What is needed | In the entries below, which lines run from the one containing "n <= a.rec_total;" to the one containing "-1190,9 +1257,11 @@"? Copy exactly those lines, ends included, and no others.

**** Data records

@@ -725,8 +765,19 @@
   {
     const bool more = r < rounds;
     uint32_t unused[4];
-    const float m = quad_round(rg.ovf, rg.ovf_bytes32, more ? ext + r : 0u, qx, qy, qz, lane & 3, unused);
+    const float m = quad_round<FAST>(rg.ovf, rg.ovf_bytes32, more ? ext + r : 0u, qx, qy, qz, lane & 3, unused);
     best = (more && m < best) ? m : best;
+  }
+  if constexpr (FAST)
+  {
+    if (act)
+    {
+      const bool in = best < prm.r2;
+      s_term[k][t_src] = in ? lik_dist(prm, sqrt_in_radius(best)) * prm.match_weight : 0.0f * prm.match_weight;
+      if (in)
+        atomicAdd(&s_cnt[k][wave], 1u);
+    }
+    return;
   }
   float dist = -1.0f;
   if (act && best < prm.r2)
@@ -751,7 +802,7 @@
                                                       int strict_skew4, LikChain ch)
 {
   constexpr int TERM_LD = CHAIN ? 260 : 256;
-  __shared__ float s_pose[G][8];
+  __shared__ __attribute__((aligned(16))) float s_pose[G][8];
   __shared__ __attribute__((aligned(16))) float s_term[G][TERM_LD];
   __shared__ unsigned s_cnt[G][4];
   const uint32_t xcd = block_index & 7u;
@@ -814,53 +865,83 @@
   if constexpr (COOP && MODE == 2 && DEFER)
   {
     __shared__ DeferQueue s_q;
-    uint32_t qn = 0;
-    for (int k = 0; k < n_valid; ++k)
-    {
-      const Vec3f pos = { s_pose[k][0], s_pose[k][1], s_pose[k][2] };
-      const Quat rot = { s_pose[k][3], s_pose[k][4], s_pose[k][5], s_pose[k][6] };
-      bool matched, over;
-      float best;
-      uint32_t mine;
-      unsigned long long om;
-      const float term = eval_coop_first(rg, prm, pos, rot, v, have_point, lane, matched, over, best, mine, om);
-      s_term[k][t] = over ? best : term;
-      const unsigned long long m = __builtin_amdgcn_ballot_w64(matched);
-      if (lane == 0)
-        s_cnt[k][wave] = static_cast<unsigned>(__popcll(m));
-      if (om != 0ull)
+    const auto pose_loop = [&](auto fast) {
+      constexpr bool FAST = decltype(fast)::value;
+      uint32_t qn = 0;
+      typedef float f32x4 __attribute__((ext_vector_type(4)));
+      typedef __attribute__((address_space(3))) const f32x4 LdsPose;
+      typedef __attribute__((address_space(3))) float LdsTerm;
+      typedef __attribute__((address_space(3))) unsigned LdsCount;
+      LdsPose* p_pose = (LdsPose*)&s_pose[0][0];
+      LdsTerm* p_term = (LdsTerm*)&s_term[0][t];
+      LdsCount* p_cnt = (LdsCount*)&s_cnt[0][wave];
+      for (int k = 0; k < n_valid; ++k)
       {
-        const uint32_t n_new = static_cast<uint32_t>(__popcll(om));
-        if (qn + n_new > static_cast<uint32_t>(DEFER_QCAP))
+        LdsPose* ps = FAST ? p_pose : (LdsPose*)&s_pose[k][0];
+        const f32x4 pa = ps[0], pb = ps[1];
+        const Vec3f pos = { pa.x, pa.y, pa.z };
+        const Quat rot = { pa.w, pb.x, pb.y, pb.z };
+        bool matched, over;
+        float best;
+        uint32_t mine;
+        unsigned long long om;
+        unsigned long long m;
+        if constexpr (FAST)
         {
-          __builtin_amdgcn_fence(__ATOMIC_RELEASE, "wavefront");
-          __builtin_amdgcn_wave_barrier();
-          defer_drain(rg, prm, s_pose, s_term, s_cnt, s_q, wave, lane, 0u, qn, v);
-          qn = 0;
+          *p_term = eval_coop_first<true>(rg, prm, pos, rot, v, have_point, lane, matched, over, best, mine, om, &m);
+          if (lane == 0)
+            *p_cnt = static_cast<unsigned>(__popcll(m));
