@@ -1093,13 +1138,15 @@
     return n <= K5_SMALL || (n <= K5_WAVE && a.rank_bits <= K5_WIDE_BITS);
 }
 
-__device__ __noinline__ void k5_radix(uint32_t rank_bits, const uint32_t* rec_cnt, const double* idf_rank,
+template <bool PACK>
+__device__ __noinline__ void k5_radix(uint32_t rank_bits, uint32_t lowb, const uint32_t* rec_cnt, const double* idf_rank,
                                       uint32_t* out_term, uint32_t* out_cnt, double* out_score, uint32_t* buf0,
                                       uint32_t* buf1, uint32_t* h, uint32_t n, uint64_t rb, uint64_t ob, double ds) {
     const uint32_t lane = threadIdx.x & 63;
     const uint64_t below = (1ull << lane) - 1ull;
+    if constexpr (!PACK) lowb = K5_IDX_BITS;
     uint32_t cur = 0;
-    for (uint32_t sh = K5_IDX_BITS; sh < K5_IDX_BITS + rank_bits; sh += 8) {
+    for (uint32_t sh = lowb; sh < lowb + rank_bits; sh += 8) {
         const uint32_t* src = cur ? buf1 : buf0;
         uint32_t* dst = cur ? buf0 : buf1;
         h[4 * lane] = 0; h[4 * lane + 1] = 0; h[4 * lane + 2] = 0; h[4 * lane + 3] = 0;
@@ -1153,14 +1200,15 @@
         }
 #pragma unroll
         for (int q = 0; q < K5_BATCH; ++q) {
-            cnt[q] = rec_cnt[rb + (key[q] & ((1u << K5_IDX_BITS) - 1u))];
-            idf[q] = G(idf_rank)[key[q] >> K5_IDX_BITS];
+            if constexpr (PACK) cnt[q] = key[q] & ((1u << lowb) - 1u);
+            else cnt[q] = rec_cnt[rb + (key[q] & ((1u << K5_IDX_BITS) - 1u))];
+            idf[q] = G(idf_rank)[key[q] >> lowb];
         }
 #pragma unroll
         for (int q = 0; q < K5_BATCH; ++q) {
             const uint32_t j = j0 + 64 * q + lane;
             if (j < n) {
-                sto(&out_term[ob + j], (uint32_t)(key[q] >> K5_IDX_BITS));
+                sto(&out_term[ob + j], (uint32_t)(key[q] >> lowb));
                 sto(&out_cnt[ob + j], (uint32_t)(cnt[q]));
                 sto(&out_score[ob + j], (double)(((double)cnt[q] / ds) * idf[q]));
             }
@@ -1170,6 +1218,25 @@
 
 constexpr int K5_PF = 8;
 constexpr int K5_RQ = K5_WAVE / 64;
+#ifndef K5_PF_PACK
+#define K5_PF_PACK K5_RQ
+#endif
+static_assert(K5_PF_PACK >= 1 && K5_PF_PACK <= K5_RQ, "prefetched rows of a packed document");
+template <int PF>
+__device__ __forceinline__ void k5_prefetch_packed(const K5Args& a, const uint4& m, uint32_t lane, uint32_t (&s)[PF]) {
+    const uint32_t n = m.z & 0x3FFFFFFFu;
+    const uint64_t rb = ((uint64_t)m.y << 32) | m.x;
+    const bool ok = n != 0u && n <= K5_WAVE && rb + n <= a.rec_total;
+#pragma unroll
+    for (int q = 0; q < PF; ++q) {
+        const uint32_t j = 64u * q + lane;
+        s[q] = (ok && j < n) ? a.rec_slot[rb + j] : 0u;
+    }
+}
+__device__ __forceinline__ uint32_t k5_word(const K5Args& a, uint32_t w) {
+    if ((w >> a.pack_cb) >= a.nterms) { atomicOr(a.status, ST_BOUNDS); w &= (1u << a.pack_cb) - 1u; }
+    return w;
+}
 __device__ __forceinline__ void k5_prefetch(const K5Args& a, const uint4& m, uint32_t lane, uint32_t (&s)[K5_PF],
                                             uint32_t (&c)[K5_PF]) {
     const uint32_t n = m.z & 0x3FFFFFFFu;
@@ -1190,9 +1257,11 @@
     return l;
 }
 
-template <bool WIDE, bool BYDF>
+template <bool WIDE, bool BYDF, bool PACK>
 __global__ __launch_bounds__(NT, WIDE ? K5_WPS_WIDE : K5_WPS) void k_score_wave(K5Args a) {
     static_assert(WIDE || !BYDF, "idf by df only with wide ranks (V > 2^21; k5_radix reads idf by rank)");
+    static_assert(!(WIDE && PACK), "a packed word needs no index bits: no wide form");
+    constexpr int PF = PACK ? K5_PF_PACK : K5_PF;
     __shared__ __attribute__((aligned(16))) uint32_t kb[NT / 64][2][K5_WAVE];
     __shared__ uint32_t hist[NT / 64][K5_NB];
     const uint32_t w = threadIdx.x >> 6, lane = threadIdx.x & 63;
@@ -1214,8 +1283,10 @@
     uint4 m_cur = li < lcount ? gload(a.meta + (i_cur)) : make_uint4(0, 0, 0, 0);
     uint4 m_nxt = li + stride < lcount ? gload(a.meta + (i_nxt)) : make_uint4(0, 0, 0, 0);
     uint64_t ob_cur = li < lcount ? G(a.out_off)[i_cur] : 0ull;
-    uint32_t s_cur[K5_PF], c_cur[K5_PF];
-    k5_prefetch(a, m_cur, lane, s_cur, c_cur);
+    uint32_t s_cur[PF], c_cur[PACK ? 1 : K5_PF];
+    if constexpr (PACK) k5_prefetch_packed<PF>(a, m_cur, lane, s_cur);
+    else k5_prefetch(a, m_cur, lane, s_cur, c_cur);
+    const uint32_t pcb = PACK ? a.pack_cb : 0u, pcm = (1u << pcb) - 1u;
     for (; li < lcount; li += stride) {
         const uint32_t lane = lane_id_fresh();
         const uint32_t i = i_cur;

********

The answer |
+    const bool ok = n != 0u && n <= K5_WAVE && rb + n <= a.rec_total;
+#pragma unroll
+    for (int q = 0; q < PF; ++q) {
+        const uint32_t j = 64u * q + lane;
+        s[q] = (ok && j < n) ? a.rec_slot[rb + j] : 0u;
+    }
+}
+__device__ __forceinline__ uint32_t k5_word(const K5Args& a, uint32_t w) {
+    if ((w >> a.pack_cb) >= a.nterms) { atomicOr(a.status, ST_BOUNDS); w &= (1u << a.pack_cb) - 1u; }
+    return w;
+}
 __device__ __forceinline__ void k5_prefetch(const K5Args& a, const uint4& m, uint32_t lane, uint32_t (&s)[K5_PF],
                                             uint32_t (&c)[K5_PF]) {
     const uint32_t n = m.z & 0x3FFFFFFFu;
@@ -1190,9 +1257,11 @@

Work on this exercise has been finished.